With his debut novel Henning Ziebritzki explores the childhood of an attentive boy between the harsh everyday life of a village, adults shaped by the experience of war and his first poetic impressions
Through the memories and stories of a boy growing up in the village of Brand, the family and inhabitants come to life, as does the background of contemporary history and the Northern German landscape. The story is set in the sixties, known by adults as the post-war period. Encountering August, a strange boy, a first erotic impression made by the teacher in the schoolyard and the great-grandmother as well as the dead grandfather characterise the child just as much as the test of courage of the pig ride, a threatening encounter with a stranger at the harvest festival or experiences with the supernatural while fetching milk and the first reading of a poem by Goethe. His mother’s stories about the village and its inhabitants play a special part, having a lasting influence on the boy and becoming his first poetic experiences.

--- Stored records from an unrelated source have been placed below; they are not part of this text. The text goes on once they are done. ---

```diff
@@ -467,7 +471,7 @@
   if constexpr (LNX) {
     fold = a.a_stats != nullptr;
     rln = a.r_stats != nullptr;
-    if (fold) {
+    if (!ATT && fold) {
 #pragma unroll
       for (int j = 0; j < NT; ++j) csj[j] = a.colsum[gcol(wn * TN + j * MI + fr)];
     }
@@ -610,16 +614,6 @@
             }
           }
         }
-        if constexpr (ATT) {
-          const int ct = wn * TN + cl;
-          const int trow = wm * TM + i * MI + rr, img = ct >> 6, ch = (ct & 63) >> 3;
-          bf16x8 o;
-#pragma unroll
-          for (int q = 0; q < 8; ++q) o[q] = (__bf16)v[q];
-          const int sw = img >= 4 ? (ch ^ (((trow >> 1) & 3) << 1)) : (ch ^ ((trow >> 1) & 7));
-          *reinterpret_cast<bf16x8*>(smem + ATT_OFF + img * 16384 + trow * 128 + (sw << 4)) = o;
-          continue;
-        }
         if (!live) continue;
         if (a.out_f32) {
           float* op = outf + (size_t)row * a.ldf + col;
@@ -637,7 +631,77 @@
       asm volatile("s_waitcnt lgkmcnt(0)" ::: "memory");
     }
   };
-  if constexpr (LNX) {
+  auto att_epilogue = [&](auto fold_) {
+    constexpr bool FOLD = decltype(fold_)::value != 0;
+    const int head = wn >> 1, dt0 = 2 * (wn & 1);
+    f32x4 b4[4], c4[4];
+    float bv[2], cv[2];
+#pragma unroll
+    for (int j = 0; j < 4; ++j) {
+      const int col = gcol(wcol(j) + 4 * g);
+      b4[j] = a.bias ? *reinterpret_cast<const f32x4*>(a.bias + col) : f32x4{0.f, 0.f, 0.f, 0.f};
+      c4[j] = f32x4{0.f, 0.f, 0.f, 0.f};
+      if constexpr (FOLD) c4[j] = *reinterpret_cast<const f32x4*>(a.colsum + col);
+    }
+#pragma unroll
+    for (int j = 0; j < 2; ++j) {
+      const int col = gcol(wcol(4 + j) + fr);
+      bv[j] = a.bias ? a.bias[col] : 0.f;
+      cv[j] = 0.f;
+      if constexpr (FOLD) cv[j] = a.colsum[col];
+    }
+#pragma unroll
+    for (int i = 0; i < MT; ++i) {
+      const int trow = wm * TM + i * MI + fr;
+      f32x2 mean2 = {0.f, 0.f}, rstd2 = {1.f, 1.f};
+      if constexpr (FOLD) {
+        const f32x2 ms = st_lds[trow];
+        mean2 = f32x2{ms[0], ms[0]};
+        rstd2 = f32x2{ms[1], ms[1]};
+      }
+#pragma unroll
+      for (int j = 0; j < 4; ++j) {
+        bf16x4 o;
+#pragma unroll
+        for (int r = 0; r < 4; r += 2) {
+          f32x2 v = {acc[i][j][r], acc[i][j][r + 1]};
+          if constexpr (FOLD) v = opaque_f2(rstd2 * __builtin_elementwise_fma(-mean2, f32x2{c4[j][r], c4[j][r + 1]}, v));
+          v = v + f32x2{b4[j][r], b4[j][r + 1]};
+          o[r] = (__bf16)v.x;
+          o[r + 1] = (__bf16)v.y;
+        }
+        const int img = (j >> 1) * 2 + head, ch = 2 * (dt0 + (j & 1)) + (g >> 1);
+        *reinterpret_cast<bf16x4*>(smem + ATT_OFF + img * 16384 + trow * 128 + ((ch ^ ((trow >> 1) & 7)) << 4) + 8 * (g & 1)) = o;
+      }
+    }
+#pragma unroll
+    for (int i = 0; i < MT; i += 2) {
+#pragma unroll
+      for (int j = 0; j < 2; ++j) {
+        bf16x8 o;
+#pragma unroll
+        for (int ii = 0; ii < 2; ++ii)
+#pragma unroll
+          for (int r = 0; r < 4; r += 2) {
+            f32x2 v = {acc[i + ii][4 + j][r], acc[i + ii][4 + j][r + 1]};
+            if constexpr (FOLD) {
+              const int t0 = wm * TM + (i + ii) * MI + 4 * g + r;
+              const f32x2 a0 = st_lds[t0], a1 = st_lds[t0 + 1];
+              v = opaque_f2(f32x2{a0[1], a1[1]} * __builtin_elementwise_fma(-f32x2{a0[0], a1[0]}, f32x2{cv[j], cv[j]}, v));
+            }
+            v = v + f32x2{bv[j], bv[j]};
+            o[4 * ii + r] = (__bf16)v.x;
+            o[4 * ii + r + 1] = (__bf16)v.y;
+          }
+        const int d = (dt0 + j) * MI + fr, ch = 4 * (wm * (TM / 32) + (i >> 1)) + g;
+        *reinterpret_cast<bf16x8*>(smem + ATT_OFF + (4 + head) * 16384 + d * 256 + ((ch ^ fr) << 4)) = o;
+      }
+    }
+  };
+  if constexpr (ATT) {
+    if (fold) att_epilogue(IntC<1>{});
+    else att_epilogue(IntC<0>{});
+  } else if constexpr (LNX) {
     if (fold) {
       if (a.act == UFND_ACT_GELU) epilogue(IntC<UFND_ACT_GELU>{}, IntC<1>{});
       else if (a.act == UFND_ACT_QUICK_GELU) epilogue(IntC<UFND_ACT_QUICK_GELU>{}, IntC<1>{});
@@ -720,19 +784,10 @@
       for (int ksd = 0; ksd < KT / 2; ++ksd) {
 #pragma unroll
         for (int dt = 0; dt < 4; ++dt) {
-          const int qq = f16 >> 2, pp = f16 & 3;
-          const int key0 = (kr0 + 32 * ksd + 4 * g4 + qq) & (BM - 1);
-          const int ch = 2 * dt + (pp >> 1);
-          const int off0 = key0 * 128 + ((ch ^ (((key0 >> 1) & 3) << 1)) << 4) + 8 * (pp & 1);
-          const int key1 = key0 + 16;
-          const int off1 = key1 * 128 + ((ch ^ (((key1 >> 1) & 3) << 1)) << 4) + 8 * (pp & 1);
-          const s16x4 t0 = __builtin_amdgcn_ds_read_tr16_b64_v4i16((s16x4 __attribute__((address_space(3)))*)(vimg + off0));
-          const s16x4 t1 = __builtin_amdgcn_ds_read_tr16_b64_v4i16((s16x4 __attribute__((address_space(3)))*)(vimg + off1));
-          union { s16x4 s2[2]; bf16x8 v; } u;
-          u.s2[0] = t0;
-          u.s2[1] = t1;
-#pragma unroll
-          for (int qt = 0; qt < 2; ++qt) o[dt][qt] = __builtin_amdgcn_mfma_f32_16x16x32_bf16(u.v, pf[ksd][qt], o[dt][qt], 0, 0, 0);
+          const int ch = 4 * (((kr0 >> 5) + ksd) & 3) + g4;
+          const bf16x8 vf = *reinterpret_cast<const bf16x8*>(vimg + (dt * 16 + f16) * 256 + ((ch ^ f16) << 4));
+#pragma unroll
+          for (int qt = 0; qt < 2; ++qt) o[dt][qt] = __builtin_amdgcn_mfma_f32_16x16x32_bf16(vf, pf[ksd][qt], o[dt][qt], 0, 0, 0);
         }
       }
     }
```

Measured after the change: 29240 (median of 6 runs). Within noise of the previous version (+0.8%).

In vivid and poetic language, Henning Ziebritzki depicts impressive scenes of a childhood in the countryside.
Henning Ziebritzki, born 1961 in Wunstorf (Lower Saxony), lives in Tübingen and Berlin. He writes poems, essays and narrative prose. He was awarded the ›Peter-Huchel-Preis‹ for German-language poetry in 2020 for his highly acclaimed poetry collection »Vogelwerk« (2019). Most recently, the essay collection »Gar nicht viel« (2023) was published. »Brand« is his first novel.